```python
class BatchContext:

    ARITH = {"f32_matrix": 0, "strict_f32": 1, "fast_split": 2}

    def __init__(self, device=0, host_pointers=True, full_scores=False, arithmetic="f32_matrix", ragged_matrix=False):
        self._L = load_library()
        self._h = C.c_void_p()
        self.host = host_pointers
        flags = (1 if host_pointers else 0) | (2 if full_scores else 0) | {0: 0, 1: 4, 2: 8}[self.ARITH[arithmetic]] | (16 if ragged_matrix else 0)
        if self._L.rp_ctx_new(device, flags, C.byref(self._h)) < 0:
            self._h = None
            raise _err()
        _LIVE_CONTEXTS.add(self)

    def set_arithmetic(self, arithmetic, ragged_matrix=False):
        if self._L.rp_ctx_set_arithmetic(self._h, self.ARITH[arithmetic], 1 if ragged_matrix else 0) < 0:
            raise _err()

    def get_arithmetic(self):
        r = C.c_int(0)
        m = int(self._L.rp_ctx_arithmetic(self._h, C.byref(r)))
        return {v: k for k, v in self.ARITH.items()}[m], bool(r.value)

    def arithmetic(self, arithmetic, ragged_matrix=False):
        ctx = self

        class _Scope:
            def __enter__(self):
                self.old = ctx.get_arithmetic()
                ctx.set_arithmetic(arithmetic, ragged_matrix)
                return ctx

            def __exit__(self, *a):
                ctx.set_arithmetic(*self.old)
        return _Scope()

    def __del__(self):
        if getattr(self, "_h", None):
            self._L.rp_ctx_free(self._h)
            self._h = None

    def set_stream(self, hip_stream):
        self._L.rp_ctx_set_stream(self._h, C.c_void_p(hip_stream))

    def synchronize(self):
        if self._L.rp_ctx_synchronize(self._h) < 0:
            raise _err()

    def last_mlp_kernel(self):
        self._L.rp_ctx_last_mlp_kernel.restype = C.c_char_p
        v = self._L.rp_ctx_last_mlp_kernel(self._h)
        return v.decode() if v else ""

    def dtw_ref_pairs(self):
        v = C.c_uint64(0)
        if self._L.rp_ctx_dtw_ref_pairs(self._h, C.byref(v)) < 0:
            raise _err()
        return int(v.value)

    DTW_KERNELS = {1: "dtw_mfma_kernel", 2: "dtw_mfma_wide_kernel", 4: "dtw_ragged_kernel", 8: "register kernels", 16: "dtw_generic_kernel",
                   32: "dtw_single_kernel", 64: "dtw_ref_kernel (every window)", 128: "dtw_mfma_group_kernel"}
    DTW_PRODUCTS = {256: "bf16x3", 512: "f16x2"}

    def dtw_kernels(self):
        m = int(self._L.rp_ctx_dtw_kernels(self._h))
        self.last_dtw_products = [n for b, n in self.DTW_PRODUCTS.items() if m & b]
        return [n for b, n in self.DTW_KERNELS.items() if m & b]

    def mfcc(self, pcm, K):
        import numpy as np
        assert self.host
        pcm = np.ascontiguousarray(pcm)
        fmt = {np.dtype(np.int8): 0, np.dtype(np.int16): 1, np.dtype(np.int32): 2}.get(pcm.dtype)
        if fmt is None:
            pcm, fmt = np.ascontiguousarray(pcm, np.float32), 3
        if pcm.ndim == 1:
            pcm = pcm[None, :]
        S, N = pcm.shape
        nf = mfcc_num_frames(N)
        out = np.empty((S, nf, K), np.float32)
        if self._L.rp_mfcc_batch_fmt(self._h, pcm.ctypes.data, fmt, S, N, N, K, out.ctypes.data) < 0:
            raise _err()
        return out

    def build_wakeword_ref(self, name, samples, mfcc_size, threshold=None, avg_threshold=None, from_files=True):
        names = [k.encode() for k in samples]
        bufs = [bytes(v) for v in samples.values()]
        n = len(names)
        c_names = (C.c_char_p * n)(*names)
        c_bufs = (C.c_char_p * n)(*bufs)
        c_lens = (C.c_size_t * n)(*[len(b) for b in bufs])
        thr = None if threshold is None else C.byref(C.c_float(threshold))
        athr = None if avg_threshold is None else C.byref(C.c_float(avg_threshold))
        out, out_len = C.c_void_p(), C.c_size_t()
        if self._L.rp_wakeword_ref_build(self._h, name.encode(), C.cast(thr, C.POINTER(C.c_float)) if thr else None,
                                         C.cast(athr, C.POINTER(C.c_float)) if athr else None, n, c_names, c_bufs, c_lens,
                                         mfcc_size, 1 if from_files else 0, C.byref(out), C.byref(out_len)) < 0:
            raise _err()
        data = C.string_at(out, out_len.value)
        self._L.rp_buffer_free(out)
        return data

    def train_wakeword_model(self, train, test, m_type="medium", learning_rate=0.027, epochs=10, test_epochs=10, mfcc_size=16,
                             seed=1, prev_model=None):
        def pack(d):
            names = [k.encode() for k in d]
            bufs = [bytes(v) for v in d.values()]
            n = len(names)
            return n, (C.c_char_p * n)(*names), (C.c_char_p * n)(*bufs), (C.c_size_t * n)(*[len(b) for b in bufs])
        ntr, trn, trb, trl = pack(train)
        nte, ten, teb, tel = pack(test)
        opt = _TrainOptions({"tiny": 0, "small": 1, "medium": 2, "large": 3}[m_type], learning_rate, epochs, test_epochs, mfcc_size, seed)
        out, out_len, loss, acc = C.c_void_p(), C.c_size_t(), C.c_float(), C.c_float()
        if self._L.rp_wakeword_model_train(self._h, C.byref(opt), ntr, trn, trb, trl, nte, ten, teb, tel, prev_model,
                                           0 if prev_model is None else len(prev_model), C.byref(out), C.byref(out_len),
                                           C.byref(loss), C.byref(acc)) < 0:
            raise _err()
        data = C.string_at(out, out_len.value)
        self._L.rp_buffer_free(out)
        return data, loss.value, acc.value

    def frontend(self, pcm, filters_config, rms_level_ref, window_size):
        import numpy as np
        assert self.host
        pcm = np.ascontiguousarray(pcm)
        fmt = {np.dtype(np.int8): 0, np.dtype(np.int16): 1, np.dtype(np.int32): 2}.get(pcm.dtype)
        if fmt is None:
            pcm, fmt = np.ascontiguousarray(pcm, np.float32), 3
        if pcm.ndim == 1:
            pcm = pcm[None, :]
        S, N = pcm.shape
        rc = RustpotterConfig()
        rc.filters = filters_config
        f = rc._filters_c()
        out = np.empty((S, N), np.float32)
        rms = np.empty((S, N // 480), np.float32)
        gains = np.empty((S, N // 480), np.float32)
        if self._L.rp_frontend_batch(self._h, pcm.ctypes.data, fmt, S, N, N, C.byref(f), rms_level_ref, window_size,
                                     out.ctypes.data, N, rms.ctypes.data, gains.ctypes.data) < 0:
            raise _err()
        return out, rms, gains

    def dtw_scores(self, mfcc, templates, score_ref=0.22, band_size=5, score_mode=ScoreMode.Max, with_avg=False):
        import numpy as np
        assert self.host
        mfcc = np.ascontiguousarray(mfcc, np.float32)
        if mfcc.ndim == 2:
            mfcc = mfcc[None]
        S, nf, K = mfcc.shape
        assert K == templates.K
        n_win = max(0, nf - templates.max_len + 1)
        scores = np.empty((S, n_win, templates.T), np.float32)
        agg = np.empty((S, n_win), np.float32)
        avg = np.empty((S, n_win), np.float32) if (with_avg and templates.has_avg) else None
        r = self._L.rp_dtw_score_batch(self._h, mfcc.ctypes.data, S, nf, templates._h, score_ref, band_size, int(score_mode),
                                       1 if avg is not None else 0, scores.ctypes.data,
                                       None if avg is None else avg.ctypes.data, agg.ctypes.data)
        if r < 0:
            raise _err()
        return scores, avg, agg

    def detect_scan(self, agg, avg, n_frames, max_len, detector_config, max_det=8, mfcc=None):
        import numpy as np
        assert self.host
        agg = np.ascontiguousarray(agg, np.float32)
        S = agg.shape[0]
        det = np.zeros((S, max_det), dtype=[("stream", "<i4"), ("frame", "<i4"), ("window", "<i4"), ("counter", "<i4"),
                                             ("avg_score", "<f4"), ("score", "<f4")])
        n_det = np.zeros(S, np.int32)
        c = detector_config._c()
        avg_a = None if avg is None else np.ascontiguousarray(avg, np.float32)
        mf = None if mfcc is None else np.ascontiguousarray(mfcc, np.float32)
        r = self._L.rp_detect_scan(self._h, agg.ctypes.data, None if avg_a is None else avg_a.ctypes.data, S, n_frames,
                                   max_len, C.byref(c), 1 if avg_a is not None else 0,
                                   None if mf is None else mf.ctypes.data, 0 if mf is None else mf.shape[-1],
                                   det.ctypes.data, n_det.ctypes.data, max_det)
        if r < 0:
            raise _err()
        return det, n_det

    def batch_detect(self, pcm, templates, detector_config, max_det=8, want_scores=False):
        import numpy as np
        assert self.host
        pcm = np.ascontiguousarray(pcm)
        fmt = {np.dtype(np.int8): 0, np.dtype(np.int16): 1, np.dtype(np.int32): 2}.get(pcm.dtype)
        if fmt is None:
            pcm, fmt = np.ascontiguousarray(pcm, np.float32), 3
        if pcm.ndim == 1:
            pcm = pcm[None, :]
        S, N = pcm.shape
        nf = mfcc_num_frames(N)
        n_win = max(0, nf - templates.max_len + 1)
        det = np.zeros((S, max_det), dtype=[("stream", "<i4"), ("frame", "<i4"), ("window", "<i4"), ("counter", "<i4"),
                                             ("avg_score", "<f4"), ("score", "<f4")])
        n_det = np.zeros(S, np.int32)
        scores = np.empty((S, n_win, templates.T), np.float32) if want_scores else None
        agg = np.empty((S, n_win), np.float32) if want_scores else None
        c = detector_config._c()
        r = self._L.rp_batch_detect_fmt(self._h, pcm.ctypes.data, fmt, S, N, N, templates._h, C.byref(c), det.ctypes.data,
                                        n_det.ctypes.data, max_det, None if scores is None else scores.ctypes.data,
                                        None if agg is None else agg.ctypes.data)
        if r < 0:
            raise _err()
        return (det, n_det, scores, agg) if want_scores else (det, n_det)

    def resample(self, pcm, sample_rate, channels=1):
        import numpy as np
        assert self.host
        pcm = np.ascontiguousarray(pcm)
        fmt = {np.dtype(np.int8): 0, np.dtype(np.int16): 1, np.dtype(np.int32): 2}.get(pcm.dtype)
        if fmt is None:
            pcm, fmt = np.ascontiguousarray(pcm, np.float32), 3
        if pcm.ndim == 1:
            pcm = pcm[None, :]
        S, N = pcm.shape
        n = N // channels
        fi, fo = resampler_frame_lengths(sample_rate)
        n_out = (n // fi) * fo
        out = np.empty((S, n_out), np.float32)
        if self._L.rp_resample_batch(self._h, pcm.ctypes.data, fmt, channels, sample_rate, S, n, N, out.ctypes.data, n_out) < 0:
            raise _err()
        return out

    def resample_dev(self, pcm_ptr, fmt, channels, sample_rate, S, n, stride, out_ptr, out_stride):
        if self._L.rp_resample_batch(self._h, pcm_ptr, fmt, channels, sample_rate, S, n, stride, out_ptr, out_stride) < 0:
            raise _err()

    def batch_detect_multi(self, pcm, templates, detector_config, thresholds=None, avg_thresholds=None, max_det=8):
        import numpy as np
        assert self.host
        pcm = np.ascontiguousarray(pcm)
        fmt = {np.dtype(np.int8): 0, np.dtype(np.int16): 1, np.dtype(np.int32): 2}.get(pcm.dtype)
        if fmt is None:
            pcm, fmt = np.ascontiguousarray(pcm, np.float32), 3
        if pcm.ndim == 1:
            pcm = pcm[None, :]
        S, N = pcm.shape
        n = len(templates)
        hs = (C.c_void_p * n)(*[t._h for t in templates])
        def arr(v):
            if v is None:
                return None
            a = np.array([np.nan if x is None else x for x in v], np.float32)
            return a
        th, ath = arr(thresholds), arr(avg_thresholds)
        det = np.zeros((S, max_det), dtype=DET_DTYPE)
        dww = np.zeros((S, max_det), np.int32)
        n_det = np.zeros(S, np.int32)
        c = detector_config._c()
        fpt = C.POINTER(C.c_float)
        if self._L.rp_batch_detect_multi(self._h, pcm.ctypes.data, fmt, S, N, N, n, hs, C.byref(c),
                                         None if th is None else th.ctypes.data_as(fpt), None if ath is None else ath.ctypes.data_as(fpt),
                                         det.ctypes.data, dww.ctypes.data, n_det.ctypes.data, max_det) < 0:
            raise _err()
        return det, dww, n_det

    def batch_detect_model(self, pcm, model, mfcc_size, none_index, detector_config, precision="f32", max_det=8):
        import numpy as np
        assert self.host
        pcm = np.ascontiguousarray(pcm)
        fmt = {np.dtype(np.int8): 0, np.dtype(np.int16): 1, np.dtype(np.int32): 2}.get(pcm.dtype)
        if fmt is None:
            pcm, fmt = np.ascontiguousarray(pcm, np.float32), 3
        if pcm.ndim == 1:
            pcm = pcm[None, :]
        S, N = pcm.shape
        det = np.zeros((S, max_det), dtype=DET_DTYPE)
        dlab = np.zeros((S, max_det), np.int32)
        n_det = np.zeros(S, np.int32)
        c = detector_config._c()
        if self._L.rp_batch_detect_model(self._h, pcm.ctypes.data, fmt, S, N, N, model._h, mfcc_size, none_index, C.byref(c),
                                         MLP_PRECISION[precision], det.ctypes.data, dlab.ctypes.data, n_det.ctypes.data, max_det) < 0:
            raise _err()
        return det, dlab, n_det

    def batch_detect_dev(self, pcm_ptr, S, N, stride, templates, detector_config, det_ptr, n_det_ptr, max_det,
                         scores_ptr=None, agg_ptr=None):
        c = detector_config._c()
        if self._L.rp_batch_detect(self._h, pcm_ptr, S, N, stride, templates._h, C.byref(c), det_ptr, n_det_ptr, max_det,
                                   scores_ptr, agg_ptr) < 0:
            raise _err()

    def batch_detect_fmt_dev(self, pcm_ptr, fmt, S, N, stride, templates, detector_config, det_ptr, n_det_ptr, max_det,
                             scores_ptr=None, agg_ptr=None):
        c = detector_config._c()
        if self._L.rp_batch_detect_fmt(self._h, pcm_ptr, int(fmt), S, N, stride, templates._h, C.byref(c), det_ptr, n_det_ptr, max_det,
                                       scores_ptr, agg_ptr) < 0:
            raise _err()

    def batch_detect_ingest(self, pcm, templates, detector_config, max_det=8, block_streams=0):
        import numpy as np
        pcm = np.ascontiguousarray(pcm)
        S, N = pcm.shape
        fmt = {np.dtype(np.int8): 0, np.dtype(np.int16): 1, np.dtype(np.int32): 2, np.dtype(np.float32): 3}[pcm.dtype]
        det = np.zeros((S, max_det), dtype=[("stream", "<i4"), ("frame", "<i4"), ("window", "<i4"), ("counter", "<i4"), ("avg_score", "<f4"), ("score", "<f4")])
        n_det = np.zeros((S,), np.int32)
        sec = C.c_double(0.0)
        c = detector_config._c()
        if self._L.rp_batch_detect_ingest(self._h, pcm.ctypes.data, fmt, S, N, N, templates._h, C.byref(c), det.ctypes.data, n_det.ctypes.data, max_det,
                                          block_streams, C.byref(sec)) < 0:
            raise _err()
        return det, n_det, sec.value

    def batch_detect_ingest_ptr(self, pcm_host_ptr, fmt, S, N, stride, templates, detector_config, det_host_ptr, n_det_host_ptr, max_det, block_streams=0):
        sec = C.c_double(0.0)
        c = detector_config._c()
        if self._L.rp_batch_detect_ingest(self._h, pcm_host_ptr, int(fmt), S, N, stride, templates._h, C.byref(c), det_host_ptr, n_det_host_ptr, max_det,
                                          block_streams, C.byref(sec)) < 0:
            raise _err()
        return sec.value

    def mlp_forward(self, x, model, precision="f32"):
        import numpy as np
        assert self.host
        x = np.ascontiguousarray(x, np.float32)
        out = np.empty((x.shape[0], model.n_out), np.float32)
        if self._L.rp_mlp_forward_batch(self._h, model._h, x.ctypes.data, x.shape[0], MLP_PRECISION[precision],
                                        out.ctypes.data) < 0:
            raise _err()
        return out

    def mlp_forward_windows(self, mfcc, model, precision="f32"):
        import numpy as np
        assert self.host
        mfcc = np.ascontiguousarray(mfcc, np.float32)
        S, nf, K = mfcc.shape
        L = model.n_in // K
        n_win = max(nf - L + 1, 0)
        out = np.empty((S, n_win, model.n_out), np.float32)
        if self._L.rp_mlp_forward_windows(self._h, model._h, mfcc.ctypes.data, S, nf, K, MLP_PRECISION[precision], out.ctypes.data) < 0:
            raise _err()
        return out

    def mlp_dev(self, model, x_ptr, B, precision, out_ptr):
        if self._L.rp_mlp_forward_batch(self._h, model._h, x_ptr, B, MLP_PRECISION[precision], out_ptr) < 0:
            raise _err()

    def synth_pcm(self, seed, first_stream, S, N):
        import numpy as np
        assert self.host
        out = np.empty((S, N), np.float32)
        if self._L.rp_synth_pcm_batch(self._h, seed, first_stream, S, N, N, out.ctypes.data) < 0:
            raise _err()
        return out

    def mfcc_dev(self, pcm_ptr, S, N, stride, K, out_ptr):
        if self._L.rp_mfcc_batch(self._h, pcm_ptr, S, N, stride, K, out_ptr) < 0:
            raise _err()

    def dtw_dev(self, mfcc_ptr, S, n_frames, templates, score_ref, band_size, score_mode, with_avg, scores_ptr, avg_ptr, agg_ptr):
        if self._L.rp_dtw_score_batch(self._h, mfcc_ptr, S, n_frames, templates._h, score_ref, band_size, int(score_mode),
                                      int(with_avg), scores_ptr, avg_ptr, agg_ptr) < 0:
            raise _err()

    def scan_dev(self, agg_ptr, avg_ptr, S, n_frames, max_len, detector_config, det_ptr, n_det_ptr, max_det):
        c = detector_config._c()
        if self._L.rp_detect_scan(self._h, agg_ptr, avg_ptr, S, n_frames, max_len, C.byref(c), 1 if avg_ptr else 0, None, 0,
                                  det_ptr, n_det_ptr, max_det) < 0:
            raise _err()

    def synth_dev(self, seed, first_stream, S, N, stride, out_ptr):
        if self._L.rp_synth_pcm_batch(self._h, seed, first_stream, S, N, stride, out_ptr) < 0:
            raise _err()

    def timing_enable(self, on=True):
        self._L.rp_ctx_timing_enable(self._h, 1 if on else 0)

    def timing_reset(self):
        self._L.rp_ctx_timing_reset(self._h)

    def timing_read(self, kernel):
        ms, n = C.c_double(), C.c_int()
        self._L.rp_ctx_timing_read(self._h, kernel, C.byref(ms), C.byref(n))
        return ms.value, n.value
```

---

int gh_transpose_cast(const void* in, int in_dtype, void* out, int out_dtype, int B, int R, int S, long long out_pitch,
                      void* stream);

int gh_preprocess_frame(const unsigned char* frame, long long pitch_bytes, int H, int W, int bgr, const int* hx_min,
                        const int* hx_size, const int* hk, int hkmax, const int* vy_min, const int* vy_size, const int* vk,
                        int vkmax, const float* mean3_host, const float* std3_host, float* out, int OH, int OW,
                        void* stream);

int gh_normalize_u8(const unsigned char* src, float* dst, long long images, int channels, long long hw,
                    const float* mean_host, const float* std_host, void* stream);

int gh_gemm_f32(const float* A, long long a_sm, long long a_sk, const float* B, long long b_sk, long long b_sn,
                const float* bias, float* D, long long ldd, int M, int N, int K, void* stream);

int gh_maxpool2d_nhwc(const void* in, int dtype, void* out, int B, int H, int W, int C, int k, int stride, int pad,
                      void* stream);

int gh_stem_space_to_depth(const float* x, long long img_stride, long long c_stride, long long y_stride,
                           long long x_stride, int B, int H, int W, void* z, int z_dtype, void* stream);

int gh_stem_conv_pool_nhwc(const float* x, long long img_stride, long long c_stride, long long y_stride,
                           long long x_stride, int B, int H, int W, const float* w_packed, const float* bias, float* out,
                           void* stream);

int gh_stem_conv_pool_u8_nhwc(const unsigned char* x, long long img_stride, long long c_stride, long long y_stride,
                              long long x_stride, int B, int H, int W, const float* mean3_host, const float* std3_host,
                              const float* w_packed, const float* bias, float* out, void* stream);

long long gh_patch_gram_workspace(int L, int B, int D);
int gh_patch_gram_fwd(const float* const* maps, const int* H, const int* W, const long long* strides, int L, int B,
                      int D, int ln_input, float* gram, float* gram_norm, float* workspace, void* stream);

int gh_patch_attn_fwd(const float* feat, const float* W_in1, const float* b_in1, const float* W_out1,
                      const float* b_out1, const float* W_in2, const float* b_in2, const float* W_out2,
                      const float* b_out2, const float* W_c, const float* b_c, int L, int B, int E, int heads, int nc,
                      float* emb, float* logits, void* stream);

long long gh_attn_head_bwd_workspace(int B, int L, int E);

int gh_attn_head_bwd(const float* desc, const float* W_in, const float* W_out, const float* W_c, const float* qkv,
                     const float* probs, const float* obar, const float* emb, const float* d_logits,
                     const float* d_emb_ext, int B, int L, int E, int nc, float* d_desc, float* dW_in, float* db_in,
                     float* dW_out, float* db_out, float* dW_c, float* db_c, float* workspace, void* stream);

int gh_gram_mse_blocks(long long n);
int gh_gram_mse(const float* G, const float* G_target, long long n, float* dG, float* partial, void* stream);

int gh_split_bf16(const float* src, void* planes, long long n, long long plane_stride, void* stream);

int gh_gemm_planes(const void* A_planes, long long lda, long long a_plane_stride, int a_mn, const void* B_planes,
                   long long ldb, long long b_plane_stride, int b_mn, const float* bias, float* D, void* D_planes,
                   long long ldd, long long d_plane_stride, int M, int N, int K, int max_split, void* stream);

## Your objective
Tally the lines above containing "athr". Answer with the count only.

## Expected output
2